• **Problem details**
Wherever the word "pred" occurs in the lines below, copy the whole line.

• **The data**
------------------------------------------------------------------------
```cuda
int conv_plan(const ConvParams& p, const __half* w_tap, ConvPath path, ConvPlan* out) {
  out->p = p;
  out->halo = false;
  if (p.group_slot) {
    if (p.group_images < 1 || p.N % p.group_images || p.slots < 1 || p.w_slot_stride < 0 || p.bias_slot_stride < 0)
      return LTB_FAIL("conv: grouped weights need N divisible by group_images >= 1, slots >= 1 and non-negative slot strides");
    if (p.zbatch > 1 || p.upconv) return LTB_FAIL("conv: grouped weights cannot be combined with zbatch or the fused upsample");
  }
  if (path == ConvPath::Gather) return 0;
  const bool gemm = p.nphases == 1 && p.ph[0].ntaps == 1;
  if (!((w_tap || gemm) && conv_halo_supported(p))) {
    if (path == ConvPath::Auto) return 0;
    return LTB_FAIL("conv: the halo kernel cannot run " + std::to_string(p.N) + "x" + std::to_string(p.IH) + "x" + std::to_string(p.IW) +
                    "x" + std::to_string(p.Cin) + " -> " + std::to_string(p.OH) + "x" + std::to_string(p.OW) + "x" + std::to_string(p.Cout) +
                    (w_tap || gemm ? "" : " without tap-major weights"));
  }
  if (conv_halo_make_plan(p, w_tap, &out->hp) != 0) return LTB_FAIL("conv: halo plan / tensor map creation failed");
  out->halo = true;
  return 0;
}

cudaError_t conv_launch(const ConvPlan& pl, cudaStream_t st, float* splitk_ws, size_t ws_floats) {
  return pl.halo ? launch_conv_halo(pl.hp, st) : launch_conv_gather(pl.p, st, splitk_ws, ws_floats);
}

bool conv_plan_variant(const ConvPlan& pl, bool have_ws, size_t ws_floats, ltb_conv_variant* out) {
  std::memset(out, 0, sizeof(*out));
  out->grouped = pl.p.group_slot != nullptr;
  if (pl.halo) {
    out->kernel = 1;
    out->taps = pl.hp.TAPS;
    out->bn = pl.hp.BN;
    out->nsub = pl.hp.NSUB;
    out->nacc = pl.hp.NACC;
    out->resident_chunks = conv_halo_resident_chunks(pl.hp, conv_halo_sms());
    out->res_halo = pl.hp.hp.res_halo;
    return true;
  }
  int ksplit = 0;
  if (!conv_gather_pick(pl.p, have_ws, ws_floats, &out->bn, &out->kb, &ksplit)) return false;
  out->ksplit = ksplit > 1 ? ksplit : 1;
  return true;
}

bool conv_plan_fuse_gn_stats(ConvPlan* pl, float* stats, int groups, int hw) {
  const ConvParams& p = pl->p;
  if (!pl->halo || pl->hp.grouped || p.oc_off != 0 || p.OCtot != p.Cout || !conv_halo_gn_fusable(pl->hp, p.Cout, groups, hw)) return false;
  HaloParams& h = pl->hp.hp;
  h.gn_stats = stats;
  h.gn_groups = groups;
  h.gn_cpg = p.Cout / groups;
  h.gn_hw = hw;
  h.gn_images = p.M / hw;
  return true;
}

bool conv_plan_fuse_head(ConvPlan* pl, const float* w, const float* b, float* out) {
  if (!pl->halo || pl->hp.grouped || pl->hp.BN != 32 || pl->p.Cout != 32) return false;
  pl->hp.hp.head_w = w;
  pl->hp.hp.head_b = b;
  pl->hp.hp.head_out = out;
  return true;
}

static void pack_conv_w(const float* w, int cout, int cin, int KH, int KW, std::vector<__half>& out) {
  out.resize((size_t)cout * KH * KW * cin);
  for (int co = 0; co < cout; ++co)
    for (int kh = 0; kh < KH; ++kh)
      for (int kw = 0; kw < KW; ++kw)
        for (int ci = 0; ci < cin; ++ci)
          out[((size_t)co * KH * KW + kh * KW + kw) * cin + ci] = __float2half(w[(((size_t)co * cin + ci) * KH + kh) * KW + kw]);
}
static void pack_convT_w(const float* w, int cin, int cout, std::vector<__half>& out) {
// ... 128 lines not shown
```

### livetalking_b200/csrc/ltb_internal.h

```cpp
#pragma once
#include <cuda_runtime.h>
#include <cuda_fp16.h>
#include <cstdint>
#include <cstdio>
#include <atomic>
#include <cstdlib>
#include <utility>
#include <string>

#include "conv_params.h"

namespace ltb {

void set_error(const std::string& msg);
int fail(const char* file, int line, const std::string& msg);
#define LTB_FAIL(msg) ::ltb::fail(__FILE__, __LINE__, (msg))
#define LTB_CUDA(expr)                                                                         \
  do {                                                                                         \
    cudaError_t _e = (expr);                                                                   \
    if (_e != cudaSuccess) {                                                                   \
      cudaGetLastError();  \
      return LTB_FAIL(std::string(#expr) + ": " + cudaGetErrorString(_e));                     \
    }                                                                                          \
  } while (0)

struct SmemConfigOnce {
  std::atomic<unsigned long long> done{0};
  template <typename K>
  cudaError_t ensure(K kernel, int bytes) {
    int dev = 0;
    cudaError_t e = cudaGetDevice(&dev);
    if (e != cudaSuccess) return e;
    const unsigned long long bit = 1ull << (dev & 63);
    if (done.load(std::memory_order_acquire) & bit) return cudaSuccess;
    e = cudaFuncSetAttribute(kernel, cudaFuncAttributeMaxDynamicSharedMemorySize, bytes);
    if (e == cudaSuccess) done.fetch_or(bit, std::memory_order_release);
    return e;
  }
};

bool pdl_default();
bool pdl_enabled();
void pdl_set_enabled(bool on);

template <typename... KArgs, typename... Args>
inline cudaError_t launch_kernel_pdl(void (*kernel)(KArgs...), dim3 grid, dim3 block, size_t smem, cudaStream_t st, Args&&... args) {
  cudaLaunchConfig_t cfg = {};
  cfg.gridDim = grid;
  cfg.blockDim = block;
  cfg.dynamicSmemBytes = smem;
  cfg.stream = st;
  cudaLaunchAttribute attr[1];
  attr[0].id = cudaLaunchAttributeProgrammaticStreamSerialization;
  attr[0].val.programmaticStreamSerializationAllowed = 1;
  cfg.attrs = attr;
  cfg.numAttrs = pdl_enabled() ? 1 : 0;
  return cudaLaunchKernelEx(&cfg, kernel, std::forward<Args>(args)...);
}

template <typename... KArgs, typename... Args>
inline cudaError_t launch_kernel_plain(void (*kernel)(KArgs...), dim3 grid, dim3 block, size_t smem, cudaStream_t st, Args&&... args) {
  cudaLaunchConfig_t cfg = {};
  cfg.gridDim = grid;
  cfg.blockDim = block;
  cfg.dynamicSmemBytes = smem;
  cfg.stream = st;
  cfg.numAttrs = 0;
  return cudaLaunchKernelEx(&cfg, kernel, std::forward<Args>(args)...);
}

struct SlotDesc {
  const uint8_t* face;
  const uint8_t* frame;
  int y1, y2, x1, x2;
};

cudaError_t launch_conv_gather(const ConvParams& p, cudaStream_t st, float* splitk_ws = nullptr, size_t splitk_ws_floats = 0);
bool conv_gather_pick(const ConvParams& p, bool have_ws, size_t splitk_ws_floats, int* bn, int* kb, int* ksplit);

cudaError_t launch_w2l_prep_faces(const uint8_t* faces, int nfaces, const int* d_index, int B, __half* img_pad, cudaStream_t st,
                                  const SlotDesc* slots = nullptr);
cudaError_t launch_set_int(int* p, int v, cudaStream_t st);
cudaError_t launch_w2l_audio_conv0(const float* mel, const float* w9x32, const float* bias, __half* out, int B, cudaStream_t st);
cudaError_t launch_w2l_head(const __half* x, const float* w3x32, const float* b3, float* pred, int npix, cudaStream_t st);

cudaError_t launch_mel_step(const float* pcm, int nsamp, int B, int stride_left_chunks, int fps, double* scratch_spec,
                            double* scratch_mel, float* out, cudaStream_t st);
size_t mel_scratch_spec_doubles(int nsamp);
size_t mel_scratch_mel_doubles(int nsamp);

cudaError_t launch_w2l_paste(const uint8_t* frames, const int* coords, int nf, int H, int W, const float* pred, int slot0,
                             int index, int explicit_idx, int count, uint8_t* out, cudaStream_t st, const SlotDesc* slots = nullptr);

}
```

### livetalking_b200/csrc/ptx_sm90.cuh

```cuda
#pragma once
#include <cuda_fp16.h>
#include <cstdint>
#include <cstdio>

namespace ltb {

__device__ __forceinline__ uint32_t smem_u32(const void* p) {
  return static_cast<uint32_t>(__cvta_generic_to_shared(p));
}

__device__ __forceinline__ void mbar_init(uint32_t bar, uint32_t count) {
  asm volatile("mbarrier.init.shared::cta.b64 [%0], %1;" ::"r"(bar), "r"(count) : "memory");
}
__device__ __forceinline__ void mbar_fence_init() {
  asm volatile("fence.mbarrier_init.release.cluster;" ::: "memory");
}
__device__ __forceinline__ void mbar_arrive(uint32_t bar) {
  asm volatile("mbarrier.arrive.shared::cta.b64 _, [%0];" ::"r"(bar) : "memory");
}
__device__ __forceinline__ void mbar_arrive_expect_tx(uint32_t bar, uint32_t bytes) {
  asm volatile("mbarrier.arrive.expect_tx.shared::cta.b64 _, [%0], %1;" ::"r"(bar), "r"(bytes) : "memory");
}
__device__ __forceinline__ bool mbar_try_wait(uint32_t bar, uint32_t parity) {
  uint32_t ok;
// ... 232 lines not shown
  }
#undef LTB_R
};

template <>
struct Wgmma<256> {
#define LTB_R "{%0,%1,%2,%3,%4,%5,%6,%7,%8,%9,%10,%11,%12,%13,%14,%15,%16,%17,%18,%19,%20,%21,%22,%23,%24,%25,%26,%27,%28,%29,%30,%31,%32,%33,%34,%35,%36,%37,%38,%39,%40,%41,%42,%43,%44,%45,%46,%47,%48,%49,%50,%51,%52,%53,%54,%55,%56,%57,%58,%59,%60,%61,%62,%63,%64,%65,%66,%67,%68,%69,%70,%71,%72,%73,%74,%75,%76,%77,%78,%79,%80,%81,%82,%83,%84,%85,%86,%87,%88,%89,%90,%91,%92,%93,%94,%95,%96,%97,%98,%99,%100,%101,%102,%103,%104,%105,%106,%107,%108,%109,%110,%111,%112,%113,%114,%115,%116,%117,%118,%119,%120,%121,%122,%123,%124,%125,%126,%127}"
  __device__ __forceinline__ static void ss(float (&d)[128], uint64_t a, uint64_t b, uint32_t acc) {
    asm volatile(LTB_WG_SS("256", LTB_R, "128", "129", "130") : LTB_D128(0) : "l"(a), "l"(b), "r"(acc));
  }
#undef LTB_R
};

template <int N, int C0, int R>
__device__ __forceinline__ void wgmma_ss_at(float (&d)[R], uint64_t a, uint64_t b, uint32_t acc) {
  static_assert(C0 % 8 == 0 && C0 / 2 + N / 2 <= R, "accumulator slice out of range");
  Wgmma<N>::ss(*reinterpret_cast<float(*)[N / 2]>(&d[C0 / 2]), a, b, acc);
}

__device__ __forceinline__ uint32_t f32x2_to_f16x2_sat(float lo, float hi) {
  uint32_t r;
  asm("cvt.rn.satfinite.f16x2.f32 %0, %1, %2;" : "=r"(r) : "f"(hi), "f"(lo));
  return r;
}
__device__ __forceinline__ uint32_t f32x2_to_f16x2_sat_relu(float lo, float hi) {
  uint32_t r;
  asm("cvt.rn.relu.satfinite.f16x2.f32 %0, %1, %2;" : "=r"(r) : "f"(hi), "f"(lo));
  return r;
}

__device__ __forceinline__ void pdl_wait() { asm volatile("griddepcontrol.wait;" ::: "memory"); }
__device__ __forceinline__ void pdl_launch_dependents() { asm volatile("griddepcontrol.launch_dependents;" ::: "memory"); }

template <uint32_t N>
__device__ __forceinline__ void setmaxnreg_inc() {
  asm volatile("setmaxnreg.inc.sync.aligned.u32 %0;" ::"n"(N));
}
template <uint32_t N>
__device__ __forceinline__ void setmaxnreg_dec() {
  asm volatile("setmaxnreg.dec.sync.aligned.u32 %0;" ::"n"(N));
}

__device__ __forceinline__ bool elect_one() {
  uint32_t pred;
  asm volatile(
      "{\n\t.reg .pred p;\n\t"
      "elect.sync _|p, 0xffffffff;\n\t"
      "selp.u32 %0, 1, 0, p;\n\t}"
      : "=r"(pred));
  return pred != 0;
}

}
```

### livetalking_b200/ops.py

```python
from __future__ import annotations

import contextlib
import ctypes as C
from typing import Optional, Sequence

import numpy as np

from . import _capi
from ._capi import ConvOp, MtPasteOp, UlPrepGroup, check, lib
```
------------------------------------------------------------------------
• **Worked solution**
cudaError_t launch_w2l_head(const __half* x, const float* w3x32, const float* b3, float* pred, int npix, cudaStream_t st);
cudaError_t launch_w2l_paste(const uint8_t* frames, const int* coords, int nf, int H, int W, const float* pred, int slot0,
  uint32_t pred;
      "{\n\t.reg .pred p;\n\t"
      : "=r"(pred));
  return pred != 0;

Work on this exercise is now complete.